Na primeira metade de 2001, estive presente num jantar anual organizado por uma associação de amizade Estados Unidos-Israel, cujo nome exato não posso precisar. Por uma qualquer razão, um grupo restrito de embaixadores junto das Nações Unidas era convidado para esse evento. A cada um competia a presidência de uma das mesas, com cerca de uma dúzia pessoas, pelas quais se desdobrava o imenso jantar, num local luxuoso de Nova Iorque.
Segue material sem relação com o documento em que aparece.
+                   const int32_t* __restrict__ row_sent, int N, int B, int D, int chunks, int cta_rows, int ring_rows,
+                   const float* __restrict__ gate, const float* __restrict__ vvec, const float* __restrict__ cvec,
+                   const void* __restrict__ dist, float* __restrict__ scores, float* __restrict__ kl_b,
+                   float* __restrict__ dv_unit, float* __restrict__ dc_unit, float* __restrict__ u_unit,
+                   float* __restrict__ sf_unit) {
   constexpr int E = Vec16<T>::kElems;
-  extern __shared__ __align__(128) uint8_t win[];
-  __shared__ __align__(8) uint64_t bar;
-  __shared__ int sh[4];
-  const RowWindow w = stage_window<T>(h, ldh, N, B, tile_rows, sent_ptr, row_sent, win, &bar, sh);
+  extern __shared__ __align__(128) uint8_t ring[];
+  __shared__ ScoresRing R;
   const int pitch = (int)(ldh * (int64_t)sizeof(T));
-  const int lane = threadIdx.x, warp = threadIdx.y;
+  const int lane = threadIdx.x, warp = threadIdx.y, nc = blockDim.y - 1;
+  if (warp == nc && lane == 0) {
+    const RowWindow w = window_bounds(blockIdx.x * cta_rows, blockIdx.x * cta_rows + cta_rows, N, B, sent_ptr, row_sent);
+    R.win[0] = w.s0; R.win[1] = w.s1;
+    for (int k = 0; k < kScoresSlots; ++k) {
+      asm volatile("mbarrier.init.shared::cta.b64 [%0], 1;" ::"r"(stg_smem_u32(&R.full[k])));
+      asm volatile("mbarrier.init.shared::cta.b64 [%0], 1;" ::"r"(stg_smem_u32(&R.empty[k])));
+    }
+    asm volatile("fence.mbarrier_init.release.cluster;" ::: "memory");
+  }
+  __syncthreads();
+  const int s0 = R.win[0], nwin = R.win[1] - s0;
+  if (warp == nc) {
+    int head = 0, tail = 0, rel = 0;
+    auto release = [&]() {
+      const int k = rel % kScoresSlots;
+      f2_wait(stg_smem_u32(&R.empty[k]), (uint32_t)(rel / kScoresSlots) & 1u);
+      tail = R.vend[k];
+      ++rel;
+    };
+    for (int wb = 0; wb < nwin; wb += 32) {
+      const int si = s0 + wb + lane;
+      const int pb = wb + lane < nwin ? __ldg(sent_ptr + si) : 0, pe = wb + lane < nwin ? __ldg(sent_ptr + si + 1) : 0;
+      const int cnt = min(32, nwin - wb);
+      for (int j = 0; j < cnt; ++j) {
+        const int beg = __shfl_sync(0xffffffffu, pb, j), n = __shfl_sync(0xffffffffu, pe, j) - beg;
+        if (lane == 0) {
+          const int w = wb + j, k = w % kScoresSlots;
+          while (rel <= w - kScoresSlots) release();
+          const uint32_t fb = stg_smem_u32(&R.full[k]);
+          if (n > ring_rows) __trap();
+          if (n > 0) {
+            int start;
+            for (;;) {
+              const int pos = head % ring_rows;
+              start = pos + n > ring_rows ? head + ring_rows - pos : head;
+              if (start + n - tail <= ring_rows) break;
+              if (rel < w) release();
+              else tail = head = start;
+            }
+            head = start + n;
+            R.off[k] = start % ring_rows;
+            R.vend[k] = head;
+            const uint32_t bytes = (uint32_t)n * (uint32_t)pitch;
+            asm volatile("mbarrier.arrive.expect_tx.shared::cta.b64 _, [%0], %1;" ::"r"(fb), "r"(bytes) : "memory");
+            asm volatile("cp.async.bulk.shared::cluster.global.mbarrier::complete_tx::bytes [%0], [%1], %2, [%3];"
+                         ::"r"(stg_smem_u32(ring) + (uint32_t)(start % ring_rows) * (uint32_t)pitch),
+                         "l"(h + (int64_t)beg * ldh), "r"(bytes), "r"(fb) : "memory");
+          } else {
+            R.off[k] = 0;
+            R.vend[k] = head;
+            asm volatile("mbarrier.arrive.shared::cta.b64 _, [%0];" ::"r"(fb) : "memory");
+          }
+        }
+      }
+    }
+    return;
+  }
   const int width = chunks * E;
-  float* w_s = reinterpret_cast<float*>(win + (size_t)cap_rows * pitch) + (size_t)warp * width;
+  float* w_s = reinterpret_cast<float*>(ring + (size_t)ring_rows * pitch) + (size_t)warp * width;
   const uint32_t w_a = stg_smem_u32(w_s);
-  const uint32_t xs = stg_smem_u32(win);
   const float invB = 1.0f / (float)B;
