@@ -4802,6 +4961,8 @@
 {
     auto fr = [](auto *&p) { if (p) { (void) hipFree(p); p = nullptr; } };
     fr(q->cset); fr(q->bloom); fr(q->dbits); fr(q->tkey); fr(q->tattr); fr(q->tagg);
+    fr(q->rent); fr(q->rblk); fr(q->rowmask);
+    fr(q->dkey); fr(q->dattr); fr(q->dagg);
     fr(q->r_okey); fr(q->r_odate); fr(q->r_oprio); fr(q->r_rev); fr(q->r_cnt);
     fr(q->r_flags);
     fr(q->ukey); fr(q->ucnt_u); fr(q->urev);
@@ -4918,24 +5079,79 @@
     return std::min<uint64_t>((uint64_t) nrows, span) + 1;
 }
 
+static gx_status q3_alloc_results(gx_q3 *q, int64_t qual);
+static gx_status q3_alloc_hash(gx_q3 *q, uint64_t tslots);
+
 static gx_status q3_alloc_table(gx_q3 *q, uint64_t tslots, int64_t qual)
+{
+    gx_status st = q3_alloc_hash(q, tslots);
+    if (st != GX_OK) return st;
+    return q3_alloc_results(q, qual);
+}
+
+static gx_status q3_alloc_results(gx_q3 *q, int64_t qual)
 {
     gx_ctx *ctx = q->ctx;
     auto fr = [](auto *&p) { if (p) { (void) hipFree(p); p = nullptr; } };
-    fr(q->tkey); fr(q->tattr); fr(q->tagg);
     fr(q->r_okey); fr(q->r_odate); fr(q->r_oprio); fr(q->r_rev); fr(q->r_cnt);
     fr(q->r_flags);
-    HIP_CHK(ctx, hipMalloc(&q->tkey, tslots * q->key_width));
-    HIP_CHK(ctx, hipMalloc(&q->tattr, tslots * sizeof(gx_attrpair)));
-    HIP_CHK(ctx, hipMalloc(&q->tagg, tslots * sizeof(gx_aggslot)));
-    q->rescap = std::max<int64_t>(qual + q->u_cap, 1);
+    q->rescap = std::max<int64_t>(std::max(qual, q->local_qual) + q->u_cap, 1);
     HIP_CHK(ctx, hipMalloc(&q->r_okey, q->rescap * 8));
     HIP_CHK(ctx, hipMalloc(&q->r_odate, q->rescap * 4));
     HIP_CHK(ctx, hipMalloc(&q->r_oprio, q->rescap * 4));
     HIP_CHK(ctx, hipMalloc(&q->r_rev, q->rescap * 8));
     HIP_CHK(ctx, hipMalloc(&q->r_cnt, q->rescap * 8));
     HIP_CHK(ctx, hipMalloc(&q->r_flags, q->rescap));
+    return GX_OK;
+}
+
+static gx_status q3_alloc_hash(gx_q3 *q, uint64_t tslots)
+{
+    gx_ctx *ctx = q->ctx;
+    auto fr = [](auto *&p) { if (p) { (void) hipFree(p); p = nullptr; } };
+    fr(q->tkey); fr(q->tattr); fr(q->tagg);
+    gx_status st = hbm_budget_check(
+        ctx, tslots * (q->key_width + sizeof(gx_attrpair) + sizeof(gx_aggslot)),
+        "join/agg table");
+    if (st != GX_OK) return st;
+    HIP_CHK(ctx, hipMalloc(&q->tkey, tslots * q->key_width));
+    HIP_CHK(ctx, hipMalloc(&q->tattr, tslots * sizeof(gx_attrpair)));
+    HIP_CHK(ctx, hipMalloc(&q->tagg, tslots * sizeof(gx_aggslot)));
     q->tmask = tslots - 1;
+    return GX_OK;
+}
+
+static bool q3_rank_eligible(int64_t qual, uint64_t kmin, uint64_t kmax,
+                             int enabled)
+{
+    if (!enabled || qual <= 0 || kmax < kmin) return false;
+    if ((uint64_t) qual >= (1ULL << 32)) return false;
+    uint64_t span = kmax - kmin;
+    return span < 64 * (uint64_t) qual;
+}
+
+static gx_status q3_alloc_rank(gx_q3 *q)
+{
+    gx_ctx *ctx = q->ctx;
+    uint64_t nwords = (q->rank_range + 63) / 64;
+    uint64_t nblk = (nwords + GX_RANK_SCAN_WORDS - 1) / GX_RANK_SCAN_WORDS;
+    uint64_t qual = (uint64_t) q->local_qual;
+    uint64_t mwords = ((uint64_t) q->ord->nrows + 63) / 64;
+    auto fr = [](auto *&p) { if (p) { (void) hipFree(p); p = nullptr; } };
+    fr(q->rent); fr(q->rblk); fr(q->rowmask);
+    fr(q->dkey); fr(q->dattr); fr(q->dagg);
+    gx_status st = hbm_budget_check(
+        ctx,
+        nwords * 16 + nblk * 4 + mwords * 8 +
+            qual * (q->rank_kw + sizeof(gx_attrpair) + sizeof(gx_aggslot)),
+        "rank join/agg table");
+    if (st != GX_OK) return st;
+    HIP_CHK(ctx, hipMalloc(&q->rent, nwords * sizeof(ulonglong2)));
+    HIP_CHK(ctx, hipMalloc(&q->rblk, nblk * 4));
+    HIP_CHK(ctx, hipMalloc(&q->rowmask, std::max<uint64_t>(mwords, 1) * 8));
+    HIP_CHK(ctx, hipMalloc(&q->dkey, qual * q->rank_kw));
+    HIP_CHK(ctx, hipMalloc(&q->dattr, qual * sizeof(gx_attrpair)));
+    HIP_CHK(ctx, hipMalloc(&q->dagg, qual * sizeof(gx_aggslot)));
     return GX_OK;
 }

A bandeira portuguesa, tal como a americana e a israelita, figurava no centro da nossa mesa.

O convidado de honra desse jantar era Shimon Peres, então vice-primeiro ministro e ministro dos Negócios Estrangeiros de um governo israelita chefiado por Ariel Sharon. Peres teve uma intervenção de grande sensatez, com elevado sentido de compromisso, sublinhando os riscos que havia se se viesse a provocar o isolamento de Yasser Arafat e da Autoridade Palestiniana. O futuro, aliás, veio a dar-lhe completa razão.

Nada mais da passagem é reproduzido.